**WHAT NEEDS TO BE DONE:**
Examine the entries and show every line in which the word "AeroNodeDev" is found.

[Stored data entries]

○ ○ ○

#ifndef GEL_AERO_UNROLL
#define GEL_AERO_UNROLL 1
#endif
constexpr int kAeroWaves = 4;
enum { AP_ILIM = 0, AP_AC = 3, AP_QC, AP_CC, AP_IS, AP_IND, AP_W = 8, AP_A0 = 11, AP_DIR = 14, AP_RHO = 17, AP_NV2 = 18, AP_INTS = 19,
       kAeroParkSlots = 25 };
static_assert(wave_lds_doubles(false, false, false) <= kWaveLds && wave_lds_doubles(false, true, false, true) <= kWaveLds &&
              wave_lds_doubles(false, true, true) <= kWaveLds && wave_lds_doubles(false, true, false, false, true) <= kWaveLds &&
              wave_lds_doubles(false, true, false, false, false) <= kWaveLds, "kWaveLds is the largest region");
static size_t eval_lds_bytes(size_t park_off, int wave_doubles) { return sizeof(double) * (park_off + (size_t)wave_doubles * (kBlock / 64)); }
size_t eval_lds_bytes_max(int Kw, int Kc) { return eval_lds_bytes(padded_table_doubles(Kw, Kc), kWaveLds); }
size_t aero_lds_bytes(int Kw, int Kc) { return sizeof(double) * (padded_table_doubles(Kw, Kc) + (size_t)kAeroWaves * kAeroParkSlots * 64); }
typedef __attribute__((address_space(3))) int lds_int;
typedef __attribute__((address_space(3))) double lds_f64;
template <bool ROLES, bool WIDE = false, bool SM = false>
__device__ __forceinline__ void aero_body(const ProblemDev P, int nnodes, const AeroNodeDev* __restrict__ nodes, int tiles, int B,
                                          const double* __restrict__ x, const AeroOut O, const unsigned vblk) {
  extern __shared__ double lds[];
  const Tables tb = stage_tables(P, lds);
  const int lane = (int)(threadIdx.x & 63);
  const int sw = ROLES ? (int)(threadIdx.x >> 6) : -1;
  const long long wid = ROLES ? (long long)vblk : (long long)vblk * kAeroWaves + __builtin_amdgcn_readfirstlane((int)(threadIdx.x >> 6));
  const bool flat = !ROLES && !WIDE && tiles == 0;
  int b, ni_raw;
  bool live;
  if (WIDE) {
    const long long total = (long long)B * nnodes, f = wid * 64 + lane;
    if (wid * 64 >= total) return;
    live = f < total;
    const long long fc = live ? f : total - 1;
    b = (int)(fc / nnodes);
    ni_raw = live ? (int)(fc - (long long)b * nnodes) : nnodes;
  } else if (flat) {
    const long long total = (long long)B * nnodes, f0 = wid * 64;
    if (f0 >= total) return;
    const int b0 = (int)(f0 / nnodes), r0 = (int)(f0 - (long long)b0 * nnodes);
    const bool wrap = r0 + lane >= nnodes;
    live = f0 + lane < total;
    b = live ? (wrap ? b0 + 1 : b0) : b0;
    ni_raw = live ? (wrap ? r0 + lane - nnodes : r0 + lane) : nnodes;
  } else {
    if (wid >= (long long)B * tiles) return;
    b = (int)(wid / tiles);
    ni_raw = (int)(wid - (long long)b * tiles) * 64 + lane;
    live = ni_raw < nnodes;
  }
  const int ni = live ? ni_raw : nnodes - 1;
  const AeroNodeDev Nd = nodes[ni];
  const PhaseDev& ph = P.phases[Nd.phase];
  const double* xb = x + (size_t)b * P.nvars;
  const int M = P.M, N = P.N, xi = ph.xa + Nd.k;
  const double dx = P.dx;
  double re[3];
#pragma unroll
  for (int c = 0; c < 3; c++) re[c] = xb[M + 3 * xi + c];
  const bool want_jac = O.jac[0] || O.jac[1] || O.jac[2];
  const bool need_alpha = __builtin_amdgcn_ballot_w64(live && ((O.con[0] && Nd.row[0] >= 0) || (O.con[2] && Nd.row[2] >= 0))) != 0;
  lds_f64* park = (lds_f64*)lds + ((table_doubles(P.Kw, P.Kc) + 1) & ~1) + (size_t)(threadIdx.x >> 6) * (kAeroParkSlots * 64) + lane;
  lds_int* ipark = (lds_int*)(park - lane + AP_INTS * 64) + lane;
#define AP_AIDX(kind, w) ((kind) == 0 ? ((w) == 3 ? 3 : ((w) == 4 ? 4 : 5)) : ((kind) == 1 ? ((w) == 3 ? 6 : 7) : ((w) == 3 ? 8 : ((w) == 4 ? 9 : 10))))
#define AP_GET(i) (park[(i) * 64])
#define AP_SET(i, v) (park[(i) * 64] = (v))
  PosCentre pc;
  PosPart pp;
  EarthAngle ea{1.0, 0.0, 1.0, 0.0};
  bool have_ea = false;
#define GEL_AERO_NEED_EA(ip_, wn_, we_)                                                                                \
  do {                                                                                                                 \
    if (!have_ea && __builtin_amdgcn_ballot_w64(wind_needs_angle(ip_, wn_, we_)) != 0) {                                \
      const int kn_ = nodes[ni].k, phn_ = nodes[ni].phase;                                                             \
      const double to_ = xb[11 * M + 2 * N + phn_], tf_ = xb[11 * M + 2 * N + phn_ + 1];                               \
      const double tau_ = (kn_ == 0) ? 0.0 : P.tau[P.phases[phn_].toff + kn_ - 1];                                     \
         \
      ea = earth_angle(((kn_ == 0) ? to_ : (tau_ * (tf_ - to_) / 2 + (tf_ + to_) / 2)) * P.ut);                         \
      have_ea = true;                                                                                                  \
    }                                                                                                                  \
  } while (0)
  double chk = 0.0;
  {
    double r[3], v[3], q[4], w[3], a0[3], dir[3];
#pragma unroll
    for (int c = 0; c < 3; c++) { r[c] = re[c] * P.up; v[c] = xb[4 * M + 3 * xi + c] * P.uv; }
#pragma unroll
    for (int c = 0; c < 4; c++) q[c] = xb[7 * M + 4 * xi + c];
    PosCentreTail pt;
    pp = pos_part<true, PosCentreSink, false>(r, tb, 0.0, nullptr, PosCentreSink{&pc}, &pt);
    pos_centre_tail(pt, pp.rho, pp.P, tb, pc, pp.wn, pp.we);
    GEL_AERO_NEED_EA(pp.inv_p, pp.wn, pp.we);
    wind_eci_or_calm(r, ea, pp.shp, pp.chp, pp.inv_p, pp.wn, pp.we, w);
    const double nv2 = aero_vair2(r, v, w, a0);
    thrust_dir(q, dir);
    const double ind = frsqrt(fmax(dir[0] * dir[0] + dir[1] * dir[1] + dir[2] * dir[2], 1.0e-300));
    const double cc = need_alpha ? aero_cos(a0, nv2, dir, ind) : 0.0;
    const double alpha_c = need_alpha ? aero_acos(cc, nv2) : 0.0;
    const double qdyn_c = 0.5 * pp.rho * nv2;
    double sc, isc;
    fsqrt_rsqrt(fmax((1.0 - cc) * (1.0 + cc), 1.0e-300), sc, isc);
    const bool centre_ok = (cc <= 1.0) && (nv2 >= 1.0e-12) && (sc > 1.0e-6);
#pragma unroll
    for (int kind = 0; kind < 3; kind++) {
      const double il = frcp(Nd.limit[kind]);
      AP_SET(AP_ILIM + kind, il * P.inv_dx);
      const int row = Nd.row[kind];
      {
        const bool has = live && O.jac[kind] && row >= 0;
        const unsigned vb = flat ? (unsigned)b * (unsigned)(O.ld ? (int)O.ld * 8 : O.nrows[kind] * (8 + ((kind == 1) ? 0 : 4)) * 8) : 0u;
        ipark[kind * 64] = 8 * Nd.nk[kind];
        ipark[AP_AIDX(kind, 3) * 64] = has ? (int)(vb + 8u * (unsigned)((SM ? 1 : 3) * Nd.row0[kind] + Nd.ko)) : -1;
        ipark[AP_AIDX(kind, 2) * 64] = has ? (int)(vb + 8u * (unsigned)((SM ? 1 : 2) * Nd.row0[kind] + Nd.ko)) : -1;
        if (kind != 1) ipark[AP_AIDX(kind, 4) * 64] = has ? (int)(vb + 8u * (unsigned)((SM ? 1 : 4) * Nd.row0[kind] + Nd.ko)) : -1;
      }
      if (!live || row < 0 || !O.con[kind] || (ROLES && sw != 0)) continue;
      const double cv = 1.0 - ((kind == 0) ? alpha_c : (kind == 1) ? qdyn_c : qdyn_c * alpha_c) * il;
      if (ROLES) __builtin_nontemporal_store(cv, O.con[kind] + (size_t)b * O.nrows[kind] + row);
      else if (WIDE) O.con[kind][(size_t)b * O.ld + row] = cv;
      else O.con[kind][(size_t)b * (O.ld ? (size_t)O.ld : (size_t)O.nrows[kind]) + row] = cv;
      chk += cv;
    }
    ipark[11 * 64] = centre_ok ? 1 : 0;
    AP_SET(AP_AC, alpha_c); AP_SET(AP_QC, qdyn_c); AP_SET(AP_CC, cc); AP_SET(AP_IS, isc); AP_SET(AP_IND, ind);
#pragma unroll
    for (int c = 0; c < 3; c++) { AP_SET(AP_W + c, w[c]); AP_SET(AP_A0 + c, a0[c]); AP_SET(AP_DIR + c, dir[c]); }
    AP_SET(AP_RHO, pp.rho); AP_SET(AP_NV2, nv2);
  }
#define GEL_AERO_EMIT(boff, width, col, a, nv2, d, ind, rho, skip_q, zero, skip_lane)                                      \
  do {                                                                                                            \
    double t_ = 0.0, dq_ = 0.0, qp_ = 0.0;                                                                        \
    const double ac_ = AP_GET(AP_AC);                                                                             \
    if (!(zero)) {                                                                                                \
      const double qc_ = AP_GET(AP_QC);                                                                           \
      qp_ = 0.5 * (rho) * (nv2);                                                                                  \
      dq_ = qp_ - qc_;                                                                                            \
      if (need_alpha) {                                                                                           \
        const double cp_ = aero_cos(a, nv2, d, ind);                                                              \
        const bool okd_ = aero_dalpha(cp_, nv2, AP_GET(AP_CC), AP_GET(AP_IS), ipark[11 * 64] != 0, t_);           \
        if (__builtin_amdgcn_ballot_w64(!okd_) != 0) {                                                            \
          const double t2_ = aero_acos(cp_, nv2) - ac_;                                                           \
          t_ = okd_ ? t_ : t2_;                                                                                   \
        }                                                                                                         \
      }                                                                                                           \
    }                                                                                                             \
    _Pragma("unroll") for (int kind = 0; kind < 3; kind++) {                                                      \
      if ((skip_q) && kind == 1) continue;                         \
      const int a8_ = ipark[AP_AIDX(kind, width) * 64];                                                           \
      if (a8_ == -1 || (skip_lane)) continue;                                                                     \
      if (SM && (zero)) continue;                           \
      const int nq = (kind == 1) ? 0 : 4;                                                                         \
      const int bo = ((boff) < 0) ? (6 + nq) : (boff);                                                            \
      const double df_ = (kind == 0) ? t_ : ((kind == 1) ? dq_ : qp_ * t_ + dq_ * ac_);                           \
      const double gv = (zero) ? 0.0 : -(df_ * AP_GET(AP_ILIM + kind));                                           \
      gel_au2 gd_;                                                                                                \
      __builtin_memcpy(&gd_, &gv, 8);                                                                             \
      if (WIDE) O.jac[kind][(size_t)b * O.ld + (size_t)bo * O.nrows[kind] + ((a8_ + (col) * ipark[kind * 64]) >> 3)] = gv;                     \
      else if (SM) __builtin_amdgcn_raw_buffer_store_b64(gd_, jrs[kind], a8_ + ((((boff) < 0) ? 11 : ((boff) == 0 ? 1 : ((boff) == 3 ? 4 : 7))) + (col)) * ipark[kind * 64], 0, 0); \
      else __builtin_amdgcn_raw_buffer_store_b64(gd_, jrs[kind], ((col) == 0) ? a8_ : a8_ + (col) * ipark[kind * 64], 8 * bo * O.nrows[kind], ROLES ? 2 : 0);  \
      chk += gv;                                                                                                  \
    }                                                                                                             \
  } while (0)
  typedef unsigned gel_au2 __attribute__((ext_vector_type(2)));
  __amdgpu_buffer_rsrc_t jrs[3];
#pragma unroll
  for (int kind = 0; kind < 3; kind++)
    jrs[kind] = __builtin_amdgcn_make_buffer_rsrc((O.jac[kind] && !WIDE) ? (void*)(O.jac[kind] + (flat ? (size_t)0 : (size_t)__builtin_amdgcn_readfirstlane(b) * (O.ld ? (size_t)O.ld : (size_t)O.nrows[kind] * (8 + ((kind == 1) ? 0 : 4))))) : (void*)nullptr,
                                                  0, -1, 0x00020000);
  if (want_jac) {
#pragma unroll 1
    for (int c = (ROLES && sw != 0) ? 2 : 0; c < 2; c++) {
      if (P.fd_recompute) {
        const int kn = nodes[ni].k, phn = nodes[ni].phase;
        const double to2 = xb[11 * M + 2 * N + phn], tf2 = xb[11 * M + 2 * N + phn + 1];
        const double tau2 = (kn == 0) ? 0.0 : P.tau[P.phases[phn].toff + kn - 1];
        const double to_p = (c == 0) ? to2 + dx : to2, tf_p = (c == 1) ? tf2 + dx : tf2;
        const double tp = ((kn == 0) ? to_p : (tau2 * (tf_p - to_p) / 2 + (tf_p + to_p) / 2)) * P.ut;
        const EarthAngle eq = earth_angle(tp);
        const double r[3] = {fresh_product(re[0], P.up), fresh_product(re[1], P.up), fresh_product(re[2], P.up)};
        const double vq[3] = {xb[4 * M + 3 * xi] * P.uv, xb[4 * M + 3 * xi + 1] * P.uv, xb[4 * M + 3 * xi + 2] * P.uv};
        double wq[3], aq[3];
        wind_eci_chain(r, eq, pp.shp, pp.chp, pp.inv_p, pp.wn, pp.we, wq);
        const double nvq = aero_vair2(r, vq, wq, aq);
        const double dq[3] = {AP_GET(AP_DIR), AP_GET(AP_DIR + 1), AP_GET(AP_DIR + 2)};
        GEL_AERO_EMIT(-1, 2, c, aq, nvq, dq, AP_GET(AP_IND), pp.rho, false, false, false);
      } else {
        const double none[3] = {0.0, 0.0, 0.0};
        GEL_AERO_EMIT(-1, 2, c, none, 0.0, none, 0.0, 0.0, false, true, false);
      }
    }
#define GEL_AERO_POS_TAIL(c, rp, pq, skip_)                                                          \
  do {                                                                                               \
    double wq_[3], a_[3];                                                                            \
    GEL_AERO_NEED_EA((pq).inv_p, (pq).wn, (pq).we);                                                  \
    wind_eci_or_calm(rp, ea, (pq).shp, (pq).chp, (pq).inv_p, (pq).wn, (pq).we, wq_);                 \
    const double vq_[3] = {xb[4 * M + 3 * xi] * P.uv, xb[4 * M + 3 * xi + 1] * P.uv, xb[4 * M + 3 * xi + 2] * P.uv}; \
    const double nv2_ = aero_vair2(rp, vq_, wq_, a_);                                                \
    const double dd_[3] = {AP_GET(AP_DIR), AP_GET(AP_DIR + 1), AP_GET(AP_DIR + 2)};                  \
    GEL_AERO_EMIT(0, 3, c, a_, nv2_, dd_, AP_GET(AP_IND), (pq).rho, false, false, skip_);                  \
  } while (0)
    const unsigned mine = ROLES ? ((sw == 0) ? 0u : (1u << (sw - 1))) : 7u;
    unsigned todo = P.fd_recompute ? mine : 0u;
    unsigned bad = P.fd_recompute ? 7u : 0u;
    if (!P.fd_recompute) {
#if GEL_AERO_UNROLL
#pragma unroll
#else
#pragma unroll 1
#endif
      for (int c = 0; c < 3; c++) {
        if (!((mine >> c) & 1u)) continue;
        asm volatile("" ::: "memory");
        const double r[3] = {fresh_product(re[0], P.up), fresh_product(re[1], P.up), fresh_product(re[2], P.up)};
        double rp[3];
#pragma unroll
        for (int d = 0; d < 3; d++) rp[d] = (d == c) ? (re[d] + dx) * P.up : r[d];
        const double dlt = (c == 0) ? rp[0] - r[0] : ((c == 1) ? rp[1] - r[1] : rp[2] - r[2]);
        PosPart pq;
        const bool okp = pos_delta(r, c, dlt, pp, pc, tb, pq);
        if (__builtin_amdgcn_ballot_w64(!okp) != 0) { todo |= 1u << c; if (!okp) bad |= 1u << c; }
        GEL_AERO_POS_TAIL(c, rp, pq, !okp);
      }
    }
    if (todo) {
      asm volatile("" ::: "memory");
#pragma unroll 1
      for (int c = 0; c < 3; c++) {
        if (!((todo >> c) & 1u)) continue;
        double rp[3];
#pragma unroll
        for (int d = 0; d < 3; d++) rp[d] = ((d == c) ? xb[M + 3 * xi + d] + dx : xb[M + 3 * xi + d]) * P.up;
        const PosPart pf = pos_part<false, NoSink, false>(rp, tb, 0.0);
        GEL_AERO_POS_TAIL(c, rp, pf, !((bad >> c) & 1u));
      }
    }
#undef GEL_AERO_POS_TAIL
    asm volatile("" ::: "memory");
#if GEL_AERO_UNROLL
#pragma unroll
#else
#pragma unroll 1
#endif
    for (int c = (ROLES && sw != 0) ? 3 : 0; c < 3; c++) {
      double vp[3], a[3];
      const double r[3] = {xb[M + 3 * xi] * P.up, xb[M + 3 * xi + 1] * P.up, xb[M + 3 * xi + 2] * P.up};
#pragma unroll
      for (int d = 0; d < 3; d++) vp[d] = ((d == c) ? xb[4 * M + 3 * xi + d] + dx : xb[4 * M + 3 * xi + d]) * P.uv;
      const double wc[3] = {AP_GET(AP_W), AP_GET(AP_W + 1), AP_GET(AP_W + 2)};
      const double dc[3] = {AP_GET(AP_DIR), AP_GET(AP_DIR + 1), AP_GET(AP_DIR + 2)};
      const double nv2 = aero_vair2(r, vp, wc, a);
      GEL_AERO_EMIT(3, 3, c, a, nv2, dc, AP_GET(AP_IND), AP_GET(AP_RHO), false, false, false);
    }
    if (need_alpha && !(ROLES && sw != 0)) {
#if GEL_AERO_UNROLL
#pragma unroll
#else
#pragma unroll 1
#endif
      for (int c = 0; c < 4; c++) {
        double qp[4], dp[3];
#pragma unroll
        for (int d = 0; d < 4; d++) qp[d] = (d == c) ? xb[7 * M + 4 * xi + d] + dx : xb[7 * M + 4 * xi + d];
        thrust_dir(qp, dp);
        const double indp = frsqrt(fmax(dp[0] * dp[0] + dp[1] * dp[1] + dp[2] * dp[2], 1.0e-300));
        const double ac[3] = {AP_GET(AP_A0), AP_GET(AP_A0 + 1), AP_GET(AP_A0 + 2)};
        GEL_AERO_EMIT(6, 4, c, ac, AP_GET(AP_NV2), dp, indp, AP_GET(AP_RHO), true, false, false);
      }
    }
  }
#undef GEL_AERO_EMIT
#undef GEL_AERO_NEED_EA
#undef AP_AIDX
#undef AP_GET
#undef AP_SET
  if (!(fabs(chk) <= 1.79769313486231570815e308)) *(volatile int32_t*)P.flag = 1;
}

○ ○ ○

**TASK RESPONSE:**
__device__ __forceinline__ void aero_body(const ProblemDev P, int nnodes, const AeroNodeDev* __restrict__ nodes, int tiles, int B,
  const AeroNodeDev Nd = nodes[ni];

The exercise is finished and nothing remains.